According to the Hiroshima branch of JR West, the total cost of restoring the bridge was 1.26 billion yen. Of this amount, JR West paid 386 million yen for bridge repairs, and Hiroshima Prefecture paid 876 million yen for river repairs and other works.
Meanwhile, other sections of local rail lines across Japan have been closed after natural disasters, including the Kesennuma Line in Miyagi Prefecture and the Ofunato Line in Iwate and Miyagi Prefectures, which suffered damage during the Great East Japan earthquake in 2011. As passenger numbers had already declined on both lines, East Japan Railway Co. gave up restoring the damaged sections and converted the tracks for rail services. Bus Rapid Transit (BRT).
Hokkaido Railway Co.’s loss-making Hidaka line was also removed after suffering damage from high waves in 2015 and has since been converted to bus services.
In 2017, some sections of Kyushu Railway Co.’s Hita-Hikosan Line were suspended after being damaged by torrential rains. Soeda City and Toho Village in Fukuoka Prefecture, as well as Hita City in Oita Prefecture, requested the line be restored, but JR Kyushu requested a total of 160 million yen per year to the three municipalities, saying that even if the line was restored, an annual deficit of 260 million yen was expected.

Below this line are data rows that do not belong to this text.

template <class SH>
__device__ __forceinline__ void wg_multi_search(SH &sh, uint32_t n, const uint32_t *__restrict__ src,
                                       uint32_t src_row_dw, uint32_t bw, uint32_t bh, uint32_t *__restrict__ win,
                                       uint32_t win_cap_dw) {
    uint32_t tid = threadIdx.x;
    asm volatile("" : "+v"(tid));
    const bool src_aligned = (((uint32_t)(uintptr_t)src) & 15u) == 0 && (src_row_dw & 3u) == 0;
#ifdef SVT_HIP_ME_PROFILE
    unsigned long long ms_last = wall_clock64();
#endif
    if (tid < n) {
        search_plan_desc(sh.desc[tid], bw, bh, win_cap_dw);
        sh.best[tid] = KEY_NONE;
    }
    if (tid == 0) {
        sh.next_d = 0, sh.next_j = 0;
    }
    __syncthreads();

    if (tid < 64) {
        uint32_t need = 0, items = 0, nstage = 0;
        bool     valid = false;
        if (tid < n) {
            const SearchDesc &ds = sh.desc[tid];
            if (ds.fast && ds.n_srows) {
                nstage = (ds.n_srows - 1) * (ds.skip ? 2u : 1u) + ds.rows_per_pos;
                need   = (nstage * ds.pitch_dw + SEG_ALIGN - 1) & ~(SEG_ALIGN - 1);
                items  = ds.n_srows * ds.no;
                valid  = true;
            }
        }
        const bool plan_once = n <= 64 && __ballot(valid && need > win_cap_dw) == 0;
        uint32_t   npass = 0;
        if (plan_once) {
            uint32_t pn = need, pi = items;
#pragma unroll
            for (int off = 1; off < 64; off <<= 1) {
                const uint32_t a = __shfl_up(pn, off, 64), b2 = __shfl_up(pi, off, 64);
                if ((int)tid >= off)
                    pn += a, pi += b2;
            }
            const uint64_t vmask = __ballot(valid);
            const uint32_t total_items = __shfl(pi, 63, 64);
            const uint32_t en = pn - need, ei = pi - items;
            const uint32_t sidx = (uint32_t)__popcll(vmask & ((1ull << tid) - 1ull));
            uint64_t       starts = 0;
            uint32_t       base = 0;
            if (vmask) {
                uint32_t first = (uint32_t)__ffsll((unsigned long long)vmask) - 1u;
                for (;;) {
                    starts |= 1ull << first, npass++;
                    base = __shfl(en, (int)first, 64);
                    const uint64_t over = __ballot(valid && tid > first && pn - base > win_cap_dw);
                    if (!over || npass == (uint32_t)MAX_PASS)
                        break;
                    first = (uint32_t)__ffsll((unsigned long long)over) - 1u;
                }
                if (npass == (uint32_t)MAX_PASS && __ballot(valid && tid > first && pn - base > win_cap_dw))
                    npass = 0;
            }
            if (npass && valid) {
                const uint64_t below = starts & ((2ull << tid) - 1ull);
                const uint32_t mypass = (uint32_t)__popcll(below) - 1u, ps = 63u - (uint32_t)__clzll((unsigned long long)below);
                const uint32_t en0 = __shfl(en, (int)ps, 64), ei0 = __shfl(ei, (int)ps, 64);
                SearchSeg     &sg = sh.seg[sidx];
                sg.d = tid, sg.j0 = 0, sg.nj = sh.desc[tid].n_srows, sg.lds_dw = en - en0, sg.nstage = nstage, sg.item_base = ei - ei0;
                if (tid == ps)
                    sh.pass_seg0[mypass] = (uint8_t)sidx, sh.pass_item0[mypass] = ei;
            }
            if (npass && tid == 0)
                sh.pass_seg0[npass] = (uint8_t)__popcll(vmask), sh.pass_item0[npass] = total_items;
        }
        if (tid == 0)
            sh.npass = npass;
    }
    __syncthreads();
    const uint32_t npass_once = sh.npass;

    for (uint32_t pass = 0;; pass++) {
      uint32_t s0 = 0, nseg, nitems_pass;
      bool     onepass;
      if (npass_once) {
        s0 = sh.pass_seg0[pass], nseg = sh.pass_seg0[pass + 1] - s0, nitems_pass = sh.pass_item0[pass + 1] - sh.pass_item0[pass];
        onepass = pass + 1 == npass_once;
      } else {

        if (tid < 64) {
            const uint32_t d0 = sh.next_d, j0 = sh.next_j;
            uint32_t       need = 0, items = 0, nstage = 0, nj = 0, jstart = 0;
            bool           part = false;
            if (tid >= d0 && tid < n) {
                const SearchDesc &ds = sh.desc[tid];
                jstart               = tid == d0 ? j0 : 0;
                if (ds.fast && ds.n_srows > jstart) {
                    const uint32_t step = ds.skip ? 2u : 1u;
                    nj                  = ds.n_srows - jstart;
                    nstage              = (nj - 1) * step + ds.rows_per_pos;
                    if (tid == d0 && nstage * ds.pitch_dw > win_cap_dw) {
                        nj     = (win_cap_dw / ds.pitch_dw - ds.rows_per_pos) / step + 1;
                        nstage = (nj - 1) * step + ds.rows_per_pos;
                        part   = true;
                    }
                    need  = (nstage * ds.pitch_dw + SEG_ALIGN - 1) & ~(SEG_ALIGN - 1);
                    items = nj * ds.no;
                }
            }
            const bool split = __shfl((int)part, (int)(d0 & 63u), 64) != 0;
            uint32_t   need_in = need, items_in = items, cnt_in = need ? 1u : 0u;
#pragma unroll
            for (int off = 1; off < 64; off <<= 1) {
                const uint32_t a = __shfl_up(need_in, off, 64), b2 = __shfl_up(items_in, off, 64), c = __shfl_up(cnt_in, off, 64);
                if ((int)tid >= off)
                    need_in += a, items_in += b2, cnt_in += c;
            }
            const bool take = tid >= d0 && tid < n && need_in <= win_cap_dw && (!split || tid == d0);
            if (take && need) {
                SearchSeg &sg = sh.seg[cnt_in - 1];
                sg.d = tid, sg.j0 = jstart, sg.nj = nj, sg.lds_dw = need_in - need, sg.nstage = nstage;
                sg.item_base = items_in - items;
            }
            const uint32_t ntake = (uint32_t)__popcll(__ballot(take));
            const uint32_t last = d0 + (ntake ? ntake - 1 : 0);
            const uint32_t t_need = __shfl(need_in, (int)(last & 63u), 64), t_items = __shfl(items_in, (int)(last & 63u), 64),
                           t_cnt = __shfl(cnt_in, (int)(last & 63u), 64);
            const uint32_t nj_d0 = __shfl(nj, (int)(d0 & 63u), 64);
            if (tid == 0) {
                sh.nseg = ntake ? t_cnt : 0, sh.nitems = ntake ? t_items : 0, sh.nstage_dw = ntake ? t_need : 0;
                if (split)
                    sh.next_d = d0, sh.next_j = j0 + nj_d0;
                else
                    sh.next_d = d0 + ntake, sh.next_j = 0;
            }
        }
        __syncthreads();
        onepass = sh.next_d >= n;
        MS_PHASE(0);
        nseg = sh.nseg, nitems_pass = sh.nitems;
      }
        if (nseg == 0)
            break;
        {
            const uint32_t nwv = blockDim.x >> 6;
            const bool     per_wave = nseg >= nwv;
            const uint32_t lanes = per_wave ? 64u : blockDim.x, lid = per_wave ? (tid & 63u) : tid;
            for (uint32_t s = per_wave ? (tid >> 6) : 0u; s < nseg; s += per_wave ? nwv : 1u) {
                const SearchSeg   sg = sh.seg[s0 + s];
                const SearchDesc &ds = sh.desc[sg.d];
                const uint32_t    rstride = ds.raw_stride;
#ifdef SVT_HIP_ME_ABLATE
                if (g_ms_skip & 1)
                    continue;
#endif
                stage_rows16(win + sg.lds_dw, ds.pitch_dw, ds.ref + (size_t)sad_mul_u24(ds.skip ? 2 * sg.j0 + 1 : sg.j0, rstride), rstride,
                             sg.nstage, lanes, lid);
            }
        }
        __syncthreads();
        MS_PHASE(1);
#ifdef SVT_HIP_ME_ABLATE
        const uint32_t nitems = (g_ms_skip & 4) ? 0u : nitems_pass;
#else
        const uint32_t nitems = nitems_pass;
#endif
        uint32_t s = 0;
        for (uint32_t item = tid; item < nitems; item += blockDim.x) {
            while (s + 1 < nseg && item >= sh.seg[s0 + s + 1].item_base) s++;
// ... 59 lines not shown
        const uint8_t *sb   = (const uint8_t *)src;
        uint64_t       key  = KEY_NONE;
        for (uint32_t p = tid; p < npos; p += blockDim.x) {
            const uint32_t j = p / (uint32_t)ds.sa_w, sx = p - j * (uint32_t)ds.sa_w;
            const uint32_t sy = ds.skip ? 2 * j + 1 : j;
            const uint8_t *g  = ds.ref + (size_t)sy * ds.raw_stride + sx;
            uint32_t       sad = 0;
            for (uint32_t r = 0; r < bh; r++)
                for (uint32_t c = 0; c < bw; c++) {
                    const int dv = (int)sb[r * src_row_dw * 4 + c] - (int)g[(size_t)r * ds.ref_stride + c];
                    sad += (uint32_t)(dv < 0 ? -dv : dv);
                }
            const uint64_t kk = ((uint64_t)sad << 32) | ((sy << 16) | sx);
            key               = kk < key ? kk : key;
        }
        if (key < KEY_NONE)
            atomicMin((unsigned long long *)&sh.best[d], (unsigned long long)key);
    }
    __syncthreads();
}
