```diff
+template <int PART, bool GF = false, int NW = SCH_NT / 64, bool WALK = false>
+__global__ void __launch_bounds__(64 * NW) k_schur(WS w, Dims dm) {
+  static_assert(!WALK || PART == 0, "the flattened walk is the D part's");
   extern __shared__ __attribute__((aligned(16))) double sm[];
-  schur_body<PART, GF, SCH_NT>(w, dm, stage_id(w, dm), threadIdx.x, sm);
+  schur_body<PART, GF, 64 * NW, WALK>(w, dm, stage_id(w, dm), threadIdx.x, sm);
 }
 
 __device__ __forceinline__ void gather_body(const WS& w, const Dims& dm, int sid, int lane, int pass) {
```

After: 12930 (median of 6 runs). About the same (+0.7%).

The village of Toho was willing to make a financial contribution, but the other two municipalities did not accept the request. In 2020, it was decided to switch the line to a BRT service. Hiroaki Shibuya, 72, a former mayor of Toho who was in charge of negotiations at the time, said, “JR was determined to abolish the unprofitable line. We cannot win without the solidarity of the mayors involved.
Perhaps due to climate change, heavy rains occur almost every year in many parts of the country. Several JR lines run along coasts or near mountains, where the risk of disaster is high.
Hirokazu Kato, a professor of public transport policy at Nagoya University’s Graduate School of Engineering, points out that “JR wants to cut highly unprofitable lines in the event of a major disaster.”
Kato says that if municipalities are serious about saving their local lines, residents should take the initiative to use the lines, and local governments should be actively involved in taking disaster prevention measures.
In the aftermath of torrential rains in 2018 that damaged the Geibi Line and other lines in Hiroshima Prefecture, JR West restored them all. However, the business environment has changed drastically since the pandemic hit in 2020.
According to the balance sheets of loss-making lines announced by JR West, five sections of the Geibi line, including the one with the Misaki River Bridge No. 1, were on average in the red by a total of 2.3 billion yen between the fiscal year 2017 and fiscal year 2019.
A local government official along the Geibi line fears that the difficult trading conditions will further damage the future of the local line.
“Disasters can happen at any time. If something like the torrential rain in western Japan happens again, I wonder if the railway line can be saved,” the official said.
This section introduces topics and issues covered by the Chugoku Shimbun, the largest newspaper in the Chugoku region. The original articles were published on April 15 and 16.